Enum.GetValues(typeof(Enum1))

This code, however, fully specifies the type and will not generate a trim warning:

Enum.GetValues<Enum1>();

To support code that needs to get all of the possible values of an enumeration in a context where we cannot write a generic method or class, we may need to pre-compute a static dictionary containing all of known enumerations and their possible values, keyed by Type.

Reflection

Helion's configuration settings are stored in a complex class hierarchy. They are serialized to, and deserialized from, an .ini file that is organized as a set of key-value pairs. This poses some similar concerns to Json serialization, except we need to solve many of the problems ourselves.

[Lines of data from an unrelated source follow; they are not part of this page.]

# wienkers/marEx

Hardware: AMD Instinct MI355X
Metric: Mcells*timesteps/s, shifting_baseline + hobday_extreme p95 (validation+anomaly+thresholds+mask) (higher is better)
Workload: dtype f32

## Files before the change

### include/marex_hip.h

```cpp
#ifndef MAREX_HIP_H
#define MAREX_HIP_H

#include <stddef.h>
#include <stdint.h>

#ifdef __cplusplus
extern "C" {
#endif

#define MAREX_ABI_VERSION 2
#define MAREX_NDOY 366

typedef struct marex_ctx marex_ctx;

typedef struct marex_thr_stats {
    uint32_t min_key;
    uint32_t max_key;
    uint32_t n_too_low;
    uint32_t n_too_high;
    uint32_t n_unresolved;
    uint32_t reserved[3];
} marex_thr_stats;

enum {
// ... 11 lines not shown
    MAREX_K_TAILS = 11,
    MAREX_K_COUNT = 12
};

int marex_abi_version(void);

typedef struct marex_workspace_cfg {
    int64_t T;
    int64_t T_out;
    int64_t C;
    int max_bucket;
    int list_rows;
} marex_workspace_cfg;
enum {
    MAREX_WS_ANOMALY = 0,
    MAREX_WS_EXTREME = 1,
    MAREX_WS_THRESHOLDS = 2,
    MAREX_WS_LISTS = 3,
    MAREX_WS_AUX = 4,
    MAREX_WS_BINS = 5,
    MAREX_WS_PER_CELL = 6,
    MAREX_WS_TOTAL = 7,
    MAREX_WS_COUNT = 8
};
int marex_workspace_bytes(const marex_workspace_cfg* cfg, size_t* bytes);
int marex_create(int device, marex_ctx** out);
int marex_destroy(marex_ctx* ctx);
const char* marex_last_error(marex_ctx* ctx);
int marex_set_stream(marex_ctx* ctx, void* hip_stream);
int marex_sync(marex_ctx* ctx);

int marex_set_option(marex_ctx* ctx, const char* name, int value);
int marex_clear_option(marex_ctx* ctx, const char* name);
int marex_debug_counters(marex_ctx* ctx, uint64_t* out8, int reset);

int marex_timing_enable(marex_ctx* ctx, int on);
int marex_timing_reset(marex_ctx* ctx);
int marex_timing_get(marex_ctx* ctx, int kernel_id, double* total_ms, int64_t* launches);

int marex_synth_sst_f32(marex_ctx* ctx, const float* mean, const float* amp, const uint8_t* hemi,
                        const uint8_t* land, const float* seas , const float* trend ,
                        uint64_t seed, int64_t cell_base, int64_t T, int64_t C, float* x );

int marex_shifting_baseline_f32(marex_ctx* ctx, const float* x, int64_t T, int64_t C,
                                const int32_t* year_plan, int n_cal_years, int W, int S,
                                int write_clim, const float* edges, int nb, int64_t T_out, float* out,
                                uint16_t* bins, uint8_t* mask, int32_t* invalid_count);

int marex_hobday_thresholds_f32(marex_ctx* ctx, const uint16_t* bins, int64_t T_out, int64_t C, int ny,
                                int nx, const int32_t* doy_start, int max_bucket, const float* first_anom,
                                const float* centres, int nb, double q, int wd, int ws,
                                float lower_bound, float upper_bound, int row0, int row1,
                                float* thr_doy_major, marex_thr_stats* stats);

int marex_mask_ge_doy_f32(marex_ctx* ctx, const float* anom, const float* thr_doy_major,
                          const int32_t* doy_start, const int32_t* doy_rows, int64_t T_out, int64_t C,
                          int64_t c0, int64_t c1, uint8_t* extreme, unsigned long long* n_true);

int marex_mask_ge_doy_bins_f32(marex_ctx* ctx, const float* anom, const uint16_t* bins, const float* edges, int nb,
                               const float* thr_doy_major, const int32_t* doy_start, const int32_t* doy_rows, int64_t T_out,
                               int64_t C, int64_t c0, int64_t c1, uint8_t* extreme, unsigned long long* n_true);

int marex_tail_lists(int max_bucket, int list_rows);
int marex_tail_extract_f32(marex_ctx* ctx, const float* anom, int64_t T_out, int64_t C, const int32_t* doy_start,
                           const int32_t* doy_rows, int max_bucket, const float* edges, int nb, int list_rows, void* lists,
                           uint32_t* aux);
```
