struct CsPostConsts {
  double let_m, let_x, col_m[2], col_x[2];
  double pr_del_open, pr_del_extend, pr_ins_open, pr_ins_extend;
  bool sanger = true; int qoff = 0;
};
static CsPostConsts cs_post_consts_from(double pr_snp, double pr_xover, double pr_del_open, double pr_del_extend, double pr_ins_open, double pr_ins_extend,
                                        bool sanger, int qoff) {
  CsPostConsts c; const double ce[2] = {pr_xover, .75};
  c.let_m = log(1 - pr_snp); c.let_x = log(pr_snp / 3.0);
  for (int k = 0; k < 2; k++) { c.col_m[k] = log(1 - ce[k]); c.col_x[k] = log(ce[k] / 3.0); }
  c.pr_del_open = pr_del_open; c.pr_del_extend = pr_del_extend; c.pr_ins_open = pr_ins_open; c.pr_ins_extend = pr_ins_extend; c.sanger = sanger; c.qoff = qoff;
  return c;
}
static CsPostConsts cs_post_consts(const gm_session* s) {
  return cs_post_consts_from(s->pr_mismatch, s->P.pr_xover, s->pr_del_open, s->pr_del_extend, s->pr_ins_open, s->pr_ins_extend, true, 0);
}
static inline void exp_neg16(const double* in, double* out) {
  uint64_t seen[16]; double val[16]; int ns = 0;
  for (int k = 0; k < 16; k++) {
    uint64_t b; memcpy(&b, &in[k], 8);
    int j = 0; while (j < ns && seen[j] != b) j++;
    if (j == ns) { seen[ns] = b; val[ns] = exp(-1 * in[k]); ns++; }
    out[k] = val[j];
  }
}
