EXPORTS = (
    "m2s_abi_version", "m2s_create", "m2s_destroy", "m2s_last_error", "m2s_set_triangle_range", "m2s_upload_scene",
    "m2s_set_max_gaussians", "m2s_convert", "m2s_convert_into", "m2s_convert_submit", "m2s_convert_wait", "m2s_last_pipeline", "m2s_set_keep_positions", "m2s_positions_ready", "m2s_debug_set_launch_counter", "m2s_set_async_lanes", "m2s_num_stored", "m2s_device_records", "m2s_download",
    "m2s_download_triangle_counts", "m2s_write_ply", "m2s_export_ply", "m2s_set_profiling", "m2s_last_kernel_ms",
    "m2s_num_triangles", "m2s_set_pipeline", "m2s_load_glb", "m2s_free_host_scene", "m2s_host_scene_num_meshes",
    "m2s_host_scene_meshes", "m2s_host_scene_mesh_name", "m2s_host_scene_warnings", "m2s_read_ply", "m2s_free_records",
    "m2s_io_last_error", "m2s_sort_by_depth", "m2s_device_sorted_records", "m2s_download_sorted", "m2s_last_sort_ms",
    "m2s_upload_records", "m2s_prepass", "m2s_device_quads", "m2s_device_prepass_depths", "m2s_download_prepass", "m2s_last_prepass_ms",
    "m2s_sort_prepass", "m2s_prepass_sorted", "m2s_device_sorted_quads", "m2s_download_sorted_quads", "m2s_last_sort_prepass_ms",
    "m2s_last_upload_ms", "m2s_write_ply_slice", "m2s_export_ply_slice",
    "m2s_dist_unique_id", "m2s_dist_create", "m2s_dist_destroy", "m2s_dist_rank", "m2s_dist_world", "m2s_dist_last_error",
    "m2s_dist_shard_ranges", "m2s_dist_all_gather_counts", "m2s_dist_publish_count", "m2s_dist_collect_counts",
    "m2s_dist_clamp_to_cap", "m2s_dist_gather_records", "m2s_dist_wait", "m2s_set_records", "m2s_reserve_records", "m2s_prepare",
    "m2s_dist_local_id", "m2s_dist_sort_by_depth", "m2s_device_sorted_keys", "m2s_num_sorted", "m2s_last_resolution",
    "m2s_set_resolution_hint", "m2s_last_warm_ms", "m2s_dist_transport", "m2s_last_sort_stage_ms",
    "m2s_splat", "m2s_upload_quads", "m2s_device_gbuffer", "m2s_download_gbuffer", "m2s_last_splat_ms", "m2s_last_splat_stage_ms",
    "m2s_last_splat_counts",
    "m2s_shadow", "m2s_shadow_from_quads", "m2s_device_shadow_cubemap", "m2s_download_shadow_cubemap", "m2s_download_shadow_quads", "m2s_upload_shadow_cubemap",
    "m2s_last_shadow_ms", "m2s_last_shadow_stage_ms", "m2s_last_shadow_counts", "m2s_relight", "m2s_upload_gbuffer", "m2s_device_frame",
    "m2s_download_frame", "m2s_download_shadow_counts", "m2s_last_relight_ms",
    "m2s_mesh_depth", "m2s_device_mesh_depth", "m2s_download_mesh_depth", "m2s_last_mesh_depth_ms", "m2s_last_mesh_depth_stage_ms",
    "m2s_last_mesh_depth_counts", "m2s_debug_set_mesh_depth_inplace",
    "m2s_mesh_render", "m2s_device_mesh_gbuffer", "m2s_download_mesh_gbuffer", "m2s_download_mesh_visibility", "m2s_last_mesh_render_ms",
    "m2s_last_mesh_render_stage_ms", "m2s_last_mesh_render_counts", "m2s_relight_split",
    "m2s_relight_mesh", "m2s_device_mesh_frame", "m2s_download_mesh_frame", "m2s_score_frames", "m2s_device_score_map",
    "m2s_download_score_map", "m2s_last_score_ms",
    "m2s_bake_light", "m2s_bake_directions", "m2s_device_sh", "m2s_download_sh", "m2s_download_bake_shadow_counts", "m2s_last_bake_ms",
    "m2s_sh_shade_records", "m2s_write_ply_sh", "m2s_export_ply_sh",
    "m2s_device_sorted_sources", "m2s_download_sorted_sources", "m2s_upload_quad_sources", "m2s_contrib_begin", "m2s_contrib_accumulate", "m2s_device_contrib",
    "m2s_download_contrib", "m2s_last_contrib_ms", "m2s_last_contrib_stage_ms", "m2s_prune", "m2s_last_prune_counts", "m2s_last_prune_ms",
    "m2s_write_ply_compact", "m2s_export_ply_compact", "m2s_last_compact_stage_ms",
)


class M2SError(RuntimeError):
    def __init__(self, status: int, message: str):
        super().__init__(f"{STATUS_NAMES.get(status, status)}: {message}")
        self.status = status


class Texture(C.Structure):
    _fields_ = [("rgba8", C.c_void_p), ("width", C.c_uint32), ("height", C.c_uint32)]


class MeshC(C.Structure):
    _fields_ = [("vertices", C.c_void_p), ("n_vertices", C.c_uint32), ("stride_floats", C.c_uint32),
                ("bbox_min", C.c_float * 3), ("bbox_max", C.c_float * 3), ("base_color", C.c_float * 4),
                ("tex", Texture * 3)]


def build(force: bool = False) -> str:
    srcs = [os.path.join(CSRC, f) for f in os.listdir(CSRC)] + [os.path.join(_HERE, "..", "include", "m2s.h")]
    stale = (not os.path.exists(LIB_PATH)) or any(os.path.getmtime(s) > os.path.getmtime(LIB_PATH) for s in srcs)
    if force or stale:
        r = subprocess.run(["make", "-C", CSRC, "all"], stdout=subprocess.PIPE, stderr=subprocess.STDOUT, text=True)
        if r.returncode:
            raise RuntimeError("building libm2s_hip.so failed:\n" + r.stdout)
    return LIB_PATH


_lib = None


def _preload_torch_hip_runtime():
    import importlib.util
    import sys
    if "torch" in sys.modules:
        return
    try:
        spec = importlib.util.find_spec("torch")
        if spec is None or not spec.submodule_search_locations:
            return
        cand = os.path.join(list(spec.submodule_search_locations)[0], "lib", "libamdhip64.so")
        if os.path.exists(cand):
            C.CDLL(cand, mode=C.RTLD_GLOBAL)
    except Exception:
        pass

Assume we have the following class hierarchy, and we want to recursively list out all of the field values, perhaps to store them in a file or dictionary:

    public class SelfReflectingClass1
    {
        public string? StringValue;
        public int IntValue;
        public SelfReflectingClass1? RecursiveMember;
        public SelfReflectingClass2? SelfReflectingClass2Member;
    }

    public class SelfReflectingClass2
    {
        public double DoubleValue;
    }

We cannot just use reflection across SelfReflectingClass1 and its children, because the compiler is not smart enough to know the types at compile time. However, we can write something like this, in which a generic type is annotated with an attribute that tells the compiler to preserve type information (the [DynamicallyAccessedMembers] attribute):

    public abstract class SelfReflector<[DynamicallyAccessedMembers(DynamicallyAccessedMemberTypes.PublicFields)] T> : ISelfReflector
        where T : SelfReflector<T>
    {
        public List<string> GetFieldValuesRecursively()
        {
            List<string> fieldValues = new();
            FieldInfo[] fields = typeof(T).GetFields();

            foreach (FieldInfo f in fields)
            {
                object? value = f.GetValue(this);
                if (value is ISelfReflector)
                {
                    // Recursive step
                    fieldValues.AddRange((value as ISelfReflector)!.GetFieldValuesRecursively());
                }
                else if (value != null)
                {
                    fieldValues.Add(value?.ToString() ?? "Unknown value");
                }
            }

            return fieldValues;
        }
    }

    public interface ISelfReflector
    {
        List<string> GetFieldValuesRecursively();
    }

Then, we can make our other classes inherit from this generic type:

    public class SelfReflectingClass1 : SelfReflector<SelfReflectingClass1>
    { 
        // Contents unchanged from previous example
    }

    public class SelfReflectingClass2 : SelfReflector<SelfReflectingClass2>
    {
        // Contents unchanged from previous example
    }

We can then call GetFieldValuesRecursively() on an object based upon one of these types:

SelfReflectingClass1 c1 = new SelfReflectingClass1();
// Perhaps set some values here

List<string> valuesAsStrings = c1.GetFieldValuesRecursively();

Similar techniques can be used to set field values, or enumerate methods on types. The main complication is that all types need to be known at compile time, so any reflection must happen on typeof(SomeSpecificClassType), not upon the output of someObject.GetType().